For every odd number n, either a or b or c is a whole odd number. That’s it – everything else is embellishment and ornamentation (in particular, the even numbers).

For visual thinkers: https://drive.google.com/file/d/1iY7HMO0BJbdw9EQX3BnYGvXDyBNQ1ITH/view

18 December, 2019 at 6:08 pm

Jeff

Don’t think we’ll see revision 3 any time soon. But for you, what about 3x-1?

18 December, 2019 at 4:09 pm

Michael Mark Ross

I must rephrase that for the sake of proving I can write grammatical English: “For every odd number n, only a or b or c can be a whole odd number.”

19 December, 2019 at 2:45 am

Jeff

You have to prove that the usual two piece 3x+1 function is ‘equivalent’ to your three piece function on the odds. This is the so called ‘transference’ Terry wants for his preprint, but is impossible to achieve in way one can extract trustworthy results from with a probabilistic approach. So prove equivalence, Then you can work with your new function and rigorously prove stuff to knock our socks off with:-). It is not enough that only one of either a, b or c is odd for a given odd input.

19 December, 2019 at 10:24 am

Jeff

How many odds have you tested? Any professional number theorist would perk up at an opportunity to explain why the two mappings coincide on the odds under repeated iteration.

19 December, 2019 at 10:45 am

Jeff

Also, proving equivalence in this case and for larger classes of functions may be really helpful in and of itself. But you will still be stuck trying to prove the non existence of non trivial cycles for 3x+1. And your a results in an increase to the sequence whereas b and c give decreases.

But your observation is really good. Glad you have kept pushing it into the public eye!

19 December, 2019 at 12:23 pm

Jeff

Charles Cadogen already proved your c. It should not be too hard to prove your a and b and establish equivalence.

19 December, 2019 at 12:40 pm

Jeff

Hmm maybe not. 13 maps to 5 under 3x+1 but it maps to 3 under your map. Am I missing something? This is why I asked how many odds you have checked.

Nonetheless, something of value may truly be found in your observation. Calculations should guide you here.
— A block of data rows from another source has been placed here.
static int aes_rounds(uint32_t key_bits) { return key_bits == 128 ? 10 : key_bits == 192 ? 12 : key_bits == 256 ? 14 : 0; }

static int check_key_bits(fheaes_ctx *c, uint32_t key_bits)
{
    if (!aes_rounds(key_bits)) return c->fail(FHEAES_ERR_INVALID, "key_bits must be 128, 192 or 256, got %u", key_bits);
    return FHEAES_OK;
}

struct AesStep { int set; uint32_t n_luts; GatherTable table; int key_round; };
struct AesSchedule {
    int first_key_round = 0;
    uint32_t max_luts = 0;
    std::vector<AesStep> steps;
    void add(int set, uint32_t n_luts, const GatherTable &t, int key_round) { steps.push_back({set, n_luts, t, key_round}); max_luts = std::max(max_luts, n_luts); }
};

static AesSchedule aes_encrypt_schedule(int nr)
{
// ... 31 lines not shown
    auto key_of = [&](const AesStep &st, uint64_t first_block) {
        if (st.key_round < 0) return KeySets{nullptr, nullptr, 0};
        return rk.round((uint64_t)st.key_round, sw, first_block);
    };
    const uint64_t w = aes_context_window(c, n_blocks, steps);
    TRY(ensure(c, c->ws_vp, (w ? w : n_blocks) * 16 * sch.max_luts * bw * 8));
    uint64_t *vp = (uint64_t *)c->ws_vp.p;
    TRY(launch_add_bcast(c, state, rk.round((uint64_t)sch.first_key_round, sw), sw, n_blocks));
    if (w == 0) {
        for (const AesStep &st : sch.steps) {
            TRY(many_sbox_dev(c, state, 16 * n_blocks, st.set, vp));
            TRY(launch_gather(c, vp, st.n_luts, key_of(st, 0), state, n_blocks, st.table));
        }
        return FHEAES_OK;
    }
    const uint64_t ggsw_words = (uint64_t)c->k1 * c->k1 * FHE_N, total = steps * n_blocks;
    TRY(ensure_wopbs_ws(c, w * AES_BLOCK_BITS));
    uint64_t *small = (uint64_t *)c->ws_small.p;
    const double2 *ggswf = (const double2 *)c->ws_ggswf.p;
    struct Segment { const AesStep *st; uint64_t first, blocks, row; uint64_t *vp; };
    for (uint64_t i0 = 0; i0 < total; i0 += w) {
        const uint64_t len = std::min<uint64_t>(w, total - i0), s = i0 / n_blocks, b0 = i0 % n_blocks, m = len * AES_BLOCK_BITS;
        Segment seg[2] = {{&sch.steps[s], b0, std::min<uint64_t>(len, n_blocks - b0), 0, vp}, {}};
        int n_seg = 1;
        if (seg[0].blocks < len) {
            seg[1] = {&sch.steps[s + 1], 0, len - seg[0].blocks, seg[0].blocks, vp + seg[0].blocks * 16 * seg[0].st->n_luts * bw};
            n_seg = 2;
        }
        for (int g = 0; g < n_seg; ++g)
            TRY(launch_keyswitch(c, state + seg[g].first * sw, seg[g].blocks * AES_BLOCK_BITS, small + seg[g].row * AES_BLOCK_BITS * (c->n + 1)));
        TRY(cbs_from_small(c, m));
        if (n_seg == 1 || seg[0].st->set == seg[1].st->set) {
            const int set = seg[0].st->set;
            TRY(launch_vertical_packing(c, ggswf, 16 * len, 8, c->lutset_d[set], (uint32_t)c->lutset_n[set], 0, vp));
        } else {
            for (int g = 0; g < n_seg; ++g) {
                const int set = seg[g].st->set;
                TRY(launch_vertical_packing(c, ggswf + seg[g].row * AES_BLOCK_BITS * (ggsw_words / 2), 16 * seg[g].blocks, 8, c->lutset_d[set],
                                            (uint32_t)c->lutset_n[set], 0, seg[g].vp));
            }
        }
        for (int g = 0; g < n_seg; ++g)
            TRY(launch_gather(c, seg[g].vp, seg[g].st->n_luts, key_of(*seg[g].st, seg[g].first), state + seg[g].first * sw, seg[g].blocks, seg[g].st->table));
    }
    return FHEAES_OK;
}

static int aes_encrypt_dev(fheaes_ctx *c, const KeySets &rk, uint64_t *state, uint64_t n_blocks, int nr) { return aes_run_dev(c, rk, state, n_blocks, aes_encrypt_schedule(nr)); }
static int aes_decrypt_dev(fheaes_ctx *c, const KeySets &rk, uint64_t *state, uint64_t n_blocks, int nr) { return aes_run_dev(c, rk, state, n_blocks, aes_decrypt_schedule(nr)); }
static int aes_decrypt_eq_dev(fheaes_ctx *c, const KeySets &dw, uint64_t *state, uint64_t n_blocks, int nr) { return aes_run_dev(c, dw, state, n_blocks, aes_decrypt_eq_schedule(nr)); }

20 December, 2019 at 7:46 am

Sharmila Kopanathi

Dear Prof. Tao and the rest of the research community,
I apologize for barging into a research discussion forum to seek your urgent help, but such is my current circumstance. I left the US for India in 2013 to work on a couple of unsolved problems on my own. I got some preliminary results related to integer factorization in Oct 2017. Since then, my laptops have been taken over, I was put on 24/7 surveillance and my house has been bugged. They have practically taken over my life, preventing me from enjoying even momentary solitude to continue my work. They stole my past and present work. They started using advanced psychological torture techniques against me taking advantage of my inability to cope due to severe anxiety associated with this situation. They started commenting online about my most private activities. I experienced sudden shocks to my brain several times during these past 5 years. I experienced facial paralysis and reduced vision. This terror campaign continues to this day. They have recruited my neighbors as well to harass, humiliate and invade my privacy 24/7 from close proximity. They destroyed 5 years of my precious life. The local police, the FBI , IC3 have not been of any help. I tried sending you, Profs. Manindra Agrawal,, Manjul Bhargava emails. I even spoke to Prof. Agrawal a couple of times. He even acknowledged that he received my email. I have since been blocked from contacting anyone n the US, Please help me escape this terror campaign. Thank you. My gmail is not secure. Nor is my twitter account.
Sincerely, Sharmila Kopanathi

20 December, 2019 at 1:08 pm

Michael Mark Ross

Thank you for the generous response to my post. Here is essentially the same thing (I hope my latex works) as a function using congruence classes.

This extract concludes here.